Adults should undergo pneumonia vaccination
In line with last week’s celebration of World Pneumonia Day, health experts are urging adults to have themselves vaccinated against pneumonia, especially smokers and those with existing conditions like diabetes, saying that they are at high risk of developing the fatal respiratory disease.

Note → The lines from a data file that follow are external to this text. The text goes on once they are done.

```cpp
bool partition_component(const Mesh &M, const Limits &lim, const float *cen, const int32_t *ids, int64_t cnt,
                         int64_t k_first, int64_t k_last, Scratch &S, std::vector<std::vector<int32_t>> &parts,
                         int64_t &cost)
{
    parts.clear();
    cost = 0;
    k_first = std::max<int64_t>(2, k_first);
    k_last = std::min(k_last, cnt);
    if (k_first > k_last) return false;
    Part P(lim);
    P.cnt = cnt;
    P.nb.resize(4 * size_t(cnt));
    P.lv.resize(4 * size_t(cnt));
    P.x.resize(3 * size_t(cnt));
    const int32_t st = S.next();
    for (int64_t i = 0; i < cnt; ++i) {
        S.tet_stamp[size_t(ids[i])] = st;
        S.tet_slot[size_t(ids[i])] = int32_t(i);
    }
    for (int64_t i = 0; i < cnt; ++i) {
        const int64_t g = ids[i];
        for (int f = 0; f < 4; ++f) {
            const int32_t q = M.nbr[4 * g + f];
            P.nb[4 * size_t(i) + f] = q >= 0 && S.tet_stamp[size_t(q)] == st ? S.tet_slot[size_t(q)] : -1;
            const int32_t v = M.tets[4 * g + f];
            if (S.vert_stamp[size_t(v)] != st) {
                S.vert_stamp[size_t(v)] = st;
                S.vert_local[size_t(v)] = int32_t(P.nv++);
            }
            P.lv[4 * size_t(i) + f] = S.vert_local[size_t(v)];
        }
        for (int d = 0; d < 3; ++d) P.x[3 * size_t(i) + d] = cen[3 * size_t(g) + d];
    }
    if (k_last * P.nv > kMaxIncidence) return false;
    P.mark.assign(size_t(cnt), 0);
    std::vector<int32_t> idx(static_cast<size_t>(cnt));
    for (int64_t k = k_first; k <= k_last; ++k) {
        P.k = k;
        P.part.assign(size_t(cnt), 0);
        for (int64_t i = 0; i < cnt; ++i) idx[size_t(i)] = int32_t(i);
        int32_t next = 0;
        P.seed(idx.data(), cnt, k, next);
        P.lloyd();
        P.connect();
        P.build_state();
        if (!P.repair()) continue;
        P.improve();
        std::vector<int64_t> at(size_t(k), -1);
        for (int64_t p = 0; p < k; ++p)
            if (P.owned[size_t(p)] > 0) {
                at[size_t(p)] = int64_t(parts.size());
                parts.emplace_back();
                parts.back().reserve(size_t(P.owned[size_t(p)]));
                cost += P.cost(p);
            }
        for (int64_t i = 0; i < cnt; ++i) parts[size_t(at[size_t(P.part[size_t(i)])])].push_back(ids[i]);
        return true;
    }
    return false;
}

}
```

tssplat_amd/csrc/partition.h:

```cpp
#pragma once

#include "plan.h"

#include <cstdint>
#include <limits>
#include <vector>

namespace tsamd {

struct Scratch {
    std::vector<int32_t> tet_stamp, tet_slot, vert_stamp, vert_local;
    int32_t stamp = 0;
    void init(int64_t m, int64_t n)
    {
        if (int64_t(tet_stamp.size()) != m) {
            tet_stamp.assign(size_t(m), 0);
            tet_slot.assign(size_t(m), 0);
        }
        if (int64_t(vert_stamp.size()) != n) {
            vert_stamp.assign(size_t(n), 0);
            vert_local.assign(size_t(n), 0);
        }
    }
    int32_t next()
    {
        if (stamp > std::numeric_limits<int32_t>::max() - 8) {
// ... 8 lines not shown

struct Limits {
    int64_t budget;
    int64_t max_spad;
    int64_t pad_unit = 4;
    bool rebuild = false;
    bool fits(int64_t n_slots, int64_t n_verts) const
    {
        const int64_t sp = (n_slots + pad_unit - 1) / pad_unit * pad_unit;
        return sp <= max_spad && n_verts <= kMaxTileVerts && tile_lds_bytes(sp, n_verts, rebuild) <= budget;
    }
};

struct Mesh {
    const float *rest;
    const int32_t *tets;
    const int32_t *nbr;
    int64_t n, m;
};

void measure(const Mesh &M, const int32_t *owned, int64_t cnt, Scratch &S, int64_t &n_slots, int64_t &n_verts,
             std::vector<int32_t> *halo_out = nullptr);

constexpr int64_t kPartSlotWeight = 3;

bool partition_component(const Mesh &M, const Limits &lim, const float *cen, const int32_t *ids, int64_t cnt,
                         int64_t k_first, int64_t k_last, Scratch &S, std::vector<std::vector<int32_t>> &parts,
                         int64_t &cost);

}
```

tssplat_amd/csrc/plan.cpp:

```cpp
#include "plan.h"

#include "conflict_opt.h"
#include "partition.h"

#include <algorithm>
#include <atomic>
#include <cmath>
#include <cstdio>
#include <cstdlib>
#include <cstring>
#include <fstream>
#include <functional>
#include <limits>
#include <numeric>
#include <sstream>
#include <chrono>
#include <thread>

namespace tsamd {
namespace {

struct StageTimer {
    bool on = std::getenv("TSAMD_PLAN_TIMING") != nullptr;
    std::chrono::steady_clock::time_point t0 = std::chrono::steady_clock::now();
    void lap(const char *what)
    {
        if (!on) return;
        const auto t1 = std::chrono::steady_clock::now();
        std::fprintf(stderr, "[plan] %-28s %8.3f s\n", what, std::chrono::duration<double>(t1 - t0).count());
        t0 = t1;
    }
};

enum { OK = 0, ERR_INVALID = 1, ERR_BAD_MESH = 2, ERR_IO = 5, ERR_TILING = 6 };
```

Vaccination essential management strategy
Rontgene Solante, chairman of San Lazaro Hospital’s adult infectious diseases and tropical medicine section, said vaccination is an “essential management strategy in high-risk medical conditions” like chronic respiratory diseases, cardiovascular disease, and diabetes and for smokers.
Solante said adults with chronic respiratory ailments are five times to 17 times more likely to develop Invasive Pneumoccocal Disease (IPD) - or simply pneumonia – than healthy adults.
Those with cardiovascular diseases and diabetes, on the other hand, are three to 10 times and two times to six times, respectively, more at risk.
Smoking top risk factor
“Cigarette smoking is the strongest independent risk factor for pneumonia in immunocompromised adults aged 18 to 64 years,” Solante told a press briefing.
The number of people with pneumonia continue to rise primarily because of lack of awareness about the existence of vaccine, even among health professionals.
“You (doctors) have to relay that to your patients. That is very important and I think there is a gap in terms of information. The doctors, maybe, are not aware of prevention,” Solante said.
Solante also attributed this lapse to “time constraints” as many doctors are not able to spend enough time with their patients.
The other barriers to pneumoccocal vaccination in adults is the lack of “well” visits to doctors by adults who are mostly used to seek consultation when they are not well and the “lack of strong endorsement or recommendation by health professionals.”
“Probably, their awareness is very low in terms of using the vaccines for prevention. That’s why it is our advocacy in the infectious disease society. We go around and we distribute the guidelines so that they will be able to utilize that with their groups of patients,” Solante added.
2 vaccines for adults
Solante said it is important for adults to be given anti- pneumonia vaccines before they reach 50, especially if they have “co-morbidities.”
Two vaccines must be administered to an adult to complete their protection. These are the pneumoccocal conjugate vaccine ( PCV 13) and pneumoccocal polysaccharides vaccine 23 ( PPV 23).
“We don’t call it booster. We have what you call ‘sequential’ vaccination schedule. The term there is is sequential. You have to give first the PCV13 and then follow it up ith PPC 23,” he maintained.
Based on the guidelines, if the PCV 13 is given first, the PPV23 must be administered after two months but if the PPV23 is given fi rst, it must be followed up by PCV13 after one year.